Your task is to copy every line of the records below that contains "mode".

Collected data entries
....
const Combo kCombos[] = {
    COMBO3(WgT5, ThinC32, JLoss),
    COMBO2(WgT5, ThinC32),
    COMBO3(TwB, ThinC32, JLoss),
    COMBO2(TwB, ThinC32),
    COMBO2(TwF, JFinalize),
    COMBO2(IgC5, Wg0),
    COMBO2(IgC1, Wg0),
    COMBO2(IgC4, Wg0),
    COMBO2(IgC6, Wg0),
    COMBO3(IgC6, Wg0, JColsum),
    COMBO3(IgT6, Wg1, JColsum),
    COMBO3(IgT5, Wg0, JColsum),
    COMBO3(IgT6, Wg0, JColsum),
    COMBO3(IgT4, Wg0, JColsum),
    COMBO2(IgT6, Wg0),
    COMBO2(IgT4, Wg0),
    COMBO2(IgT1, Wg0),
    COMBO2(IgT2, Wg0),
    COMBO2(IgT5, Wg0),
    COMBO3(IgC1, Wg0, JFinalize),
    COMBO3(IgC4, Wg0, JFinalize),
    COMBO3(IgC5, Wg0, JFinalize),
    COMBO3(IgC6, Wg0, JFinalize),
    COMBO3(IgT1, Wg0, JFinalize),
    COMBO3(IgT2, Wg0, JFinalize),
    COMBO3(IgT4, Wg0, JFinalize),
    COMBO3(IgT6, Wg0, JFinalize),
    COMBO2(WgT5f, JFinalize),
    COMBO2(JFinalize, JWtrans),
    COMBO2(ThinC32f, JWtrans),
    COMBO2(IgC1, JWtrans),
    COMBO2(IgC4, JWtrans),
    COMBO2(IgC5, JWtrans),
    COMBO2(IgC6, JWtrans),
    COMBO2(Wg0, DcJS2),
    COMBO2(Wg0, DcJT2),
    COMBO3(IgC1, Wg0, JComm),
    COMBO3(IgC4, Wg0, JComm),
    COMBO3(IgC5, Wg0, JComm),
    COMBO3(IgC6, Wg0, JComm),
    COMBO3(IgT1, Wg0, JComm),
    COMBO3(IgT2, Wg0, JComm),
    COMBO3(IgT4, Wg0, JComm),
    COMBO3(IgT5, Wg0, JComm),
    COMBO3(IgT6, Wg0, JComm),
    COMBO3(Wg0, JComm, DcJS2),
    COMBO3(Wg0, JComm, DcJT2),
    COMBO2(TwF, JComm),
    COMBO2(WgT5f, JComm),
    COMBO2(JComm, JComm),
};

#undef COMBO3
#undef COMBO2

inline int cdivj(long long a, long long b) { return (int)((a + b - 1) / b); }

template <class CF>
constexpr int dc_grid(int n) { return n * CF::RB * CF::NBB; }
inline int direct_grid(int dc, int n) {
  switch (dc) {
    case 0: return dc_grid<DcS1>(n);
    case 1: return dc_grid<DcS2>(n);
    case 2: return dc_grid<DcT2>(n);
    case 3: return dc_grid<DcT3>(n);
    default: return 0;
  }
}

template <class T>
void put_args(JobBlob* j, const T& a) {
  static_assert(sizeof(T) <= kJobArgBytes, "job arguments exceed the blob");
  memset(j->args, 0, sizeof(j->args));
  memcpy(j->args, &a, sizeof(T));
}

}

extern "C" {

int mdt_job_igemm(JobBlob* g, JobBlob* c, int mode, const void* A, int a_is_f32, const void* B16, ConvDesc d,
                  const float* bias, int relu, void* y16, float* y32, const void* omask, float* colsum, float* ws,
                  int skip_combine) {
  IgArgs a;
  FwdPlan q;
  CombineArgs cb;
  int nc = 0;
  if (build_igemm(mode, A, B16, d, bias, relu, y16, y32, omask, colsum, ws, &a, &q, &cb, &nc)) return 1;
  memset(g, 0, sizeof(*g));
  memset(c, 0, sizeof(*c));
  const int dc = direct_cfg(mode, d, false);
  if (dc >= 0) {
    if (a_is_f32 || dc > 3) return 0;
    DcArgs da{};
    da.A = reinterpret_cast<const __bf16*>(A);
    da.B = reinterpret_cast<const __bf16*>(B16);
    da.y16 = reinterpret_cast<__bf16*>(y16);
    da.y32 = y32;
    da.bias = bias;
    da.omask = reinterpret_cast<const __bf16*>(omask);
    da.colsum = colsum;
    da.relu = relu;
    da.nimg = d.N;
    g->kind = kJobDconv + dc;
    g->nblk = direct_grid(dc, d.N);
    put_args(g, da);
    return 0;
  }
  const bool ok = !a_is_f32 && !q.thin;
  g->kind = ok ? kJobIgemm + mode * 100 + q.cfg : 0;
  g->nblk = q.mtiles * q.ntiles * q.ksplit * q.classes;
  g->aux[0] = q.mtiles * q.ntiles;
  g->aux[1] = q.ksplit;
  put_args(g, a);
  if (nc > 0 && !skip_combine) {
    c->kind = kJobCombine;
    c->nblk = nc;
    put_args(c, cb);
  }
  return 0;
}

int mdt_job_wgrad(JobBlob* j, const void* G16, const void* X, int x_is_f32, ConvDesc d, float* out) {
  WgArgs a;
  WgradPlan q;
  if (build_wgrad(G16, X, d, out, &a, &q)) return 1;
  memset(j, 0, sizeof(*j));
  if (q.cfg == 110) j->kind = kJobThinWgM + (x_is_f32 ? 1 : 0);
  else if (q.cfg >= 100) {
    return 0;
  }
  else if (!q.thin) j->kind = x_is_f32 ? 0 : kJobWgrad + q.cfg;
  else j->kind = kJobWgradThin + (x_is_f32 ? 20 : 0) + q.cfg;
  j->nblk = q.cotiles * q.ktiles * q.nsplit;
  put_args(j, a);
  return 0;
}

int mdt_job_wgrad_adam(JobBlob* j, const void* G16, const void* X, int x_is_f32, ConvDesc d, float* P, float* Mo,
                       float* Vo, void* w16, const float* adamc) {
  WgAdamArgs a{};
  WgradPlan q;
  if (!P || !Mo || !Vo || !w16 || !adamc || x_is_f32) return 1;
  if (build_wgrad(G16, X, d, nullptr, &a.w, &q)) return 1;
  if (q.thin || q.cfg < 0 || q.cfg > 1 || q.nsplit != 1 || (q.K2 & 3)) return 1;
  if ((long long)d.CO * q.K2 >= (1ll << 28)) return 1;
  if (((uintptr_t)P | (uintptr_t)Mo | (uintptr_t)Vo) & 15 || ((uintptr_t)w16 & 7)) return 1;
  a.P = P; a.Mo = Mo; a.Vo = Vo;
  a.w16 = reinterpret_cast<__bf16*>(w16);
  a.c = reinterpret_cast<const AdamC*>(adamc);
  memset(j, 0, sizeof(*j));
  j->kind = kJobWgradAdam + q.cfg;
  j->nblk = q.cotiles * q.ktiles;
  put_args(j, a);
  return 0;
}

int mdt_job_thin_conv(JobBlob* j, const void* X, int x_is_f32, const float* Wf, ConvDesc d, const float* bias,
                      int relu, void* y16, const void* omask, float* colsum, const int* idx, void* st,
                      const void* hp, int B, float* xb) {
  if (d.C != 1 || d.KH != 4 || d.KW != 4) return 1;
  if ((idx || xb || hp) && (!st || !x_is_f32 || (d.H * d.W) % 4)) return 1;
  memset(j, 0, sizeof(*j));
  const bool ok = d.CO == 16 || d.CO == 32 || d.CO == 64;
  j->kind = ok ? kJobThinConv + d.CO + (x_is_f32 ? 100 : 0) : 0;
  j->nblk = cdivj((long long)d.N * d.OH * d.OW, 256);
  const ThinConvArgs ta{X, Wf, d, bias, relu, reinterpret_cast<__bf16*>(y16), reinterpret_cast<const __bf16*>(omask),
                        colsum, idx, reinterpret_cast<TrainState*>(st), reinterpret_cast<const HParams*>(hp), B, xb,
                        j->nblk, thin_conv_mfma_ok(d, x_is_f32)};
  put_args(j, ta);
  return 0;
}

int mdt_job_colsum(JobBlob* j, const void* G16, int M, int N, int rows_per, float* slab) {
  if (N % 8 || rows_per < 1) return 1;
  memset(j, 0, sizeof(*j));
  const int gx = cdivj(N / 8, 256);
  j->kind = kJobColsum;
  j->nblk = gx * cdivj(M, rows_per);
  put_args(j, ColsumArgs{reinterpret_cast<const __bf16*>(G16), M, N, rows_per, gx, slab});
  return 0;
}

int mdt_job_loss(JobBlob* j, const float* bce_part, int nb, const float* kld_part, int nk, void* st, const void* hp,
                 int advance_cursor) {
  memset(j, 0, sizeof(*j));
  j->kind = (advance_cursor & 2) ? kJobLossStep : kJobLoss;
  advance_cursor &= 1;
  j->nblk = 1;
  put_args(j, LossArgs{bce_part, nb, kld_part, nk, reinterpret_cast<TrainState*>(st),
                       reinterpret_cast<const HParams*>(hp), advance_cursor});
  return 0;
}

int mdt_job_finalize(JobBlob* j, float* P, float* G, float* Mo, float* Vo, void* w16, const void* segs,
                     const void* units, int nunits, const void* st, const void* hp, int do_adam) {
  memset(j, 0, sizeof(*j));
  if (nunits <= 0) return 1;
  j->kind = kJobFinalize;
  j->nblk = nunits;
  put_args(j, FinalizeArgs{P, G, Mo, Vo, reinterpret_cast<__bf16*>(w16), reinterpret_cast<const GradSeg*>(segs),
                           reinterpret_cast<const GradUnit*>(units), reinterpret_cast<const TrainState*>(st),
                           reinterpret_cast<const HParams*>(hp), do_adam});
  return 0;
}

int mdt_job_comm(JobBlob* j, float* P, float* G, float* Mo, float* Vo, void* w16, const void* segs, const void* units,
                 int nunits, const void* st, const void* hp, int do_adam, const void* ctx, int mode) {
  memset(j, 0, sizeof(*j));
  if (nunits <= 0 || !ctx || mode < kCommPush || mode > kCommPushReduce) return 1;
  j->kind = kJobComm;
  j->nblk = nunits;
  CommJobArgs a{};
  a.fa = FinalizeArgs{P, G, Mo, Vo, reinterpret_cast<__bf16*>(w16), reinterpret_cast<const GradSeg*>(segs),
                      reinterpret_cast<const GradUnit*>(units), reinterpret_cast<const TrainState*>(st),
                      reinterpret_cast<const HParams*>(hp), do_adam};
  a.ctx = reinterpret_cast<const CommCtx*>(ctx);
  a.mode = mode;
  put_args(j, a);
  return 0;
}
....
- EXERCISE RESPONSE -
int mdt_job_igemm(JobBlob* g, JobBlob* c, int mode, const void* A, int a_is_f32, const void* B16, ConvDesc d,
  if (build_igemm(mode, A, B16, d, bias, relu, y16, y32, omask, colsum, ws, &a, &q, &cb, &nc)) return 1;
  const int dc = direct_cfg(mode, d, false);
  g->kind = ok ? kJobIgemm + mode * 100 + q.cfg : 0;
                 int nunits, const void* st, const void* hp, int do_adam, const void* ctx, int mode) {
  if (nunits <= 0 || !ctx || mode < kCommPush || mode > kCommPushReduce) return 1;
  a.mode = mode;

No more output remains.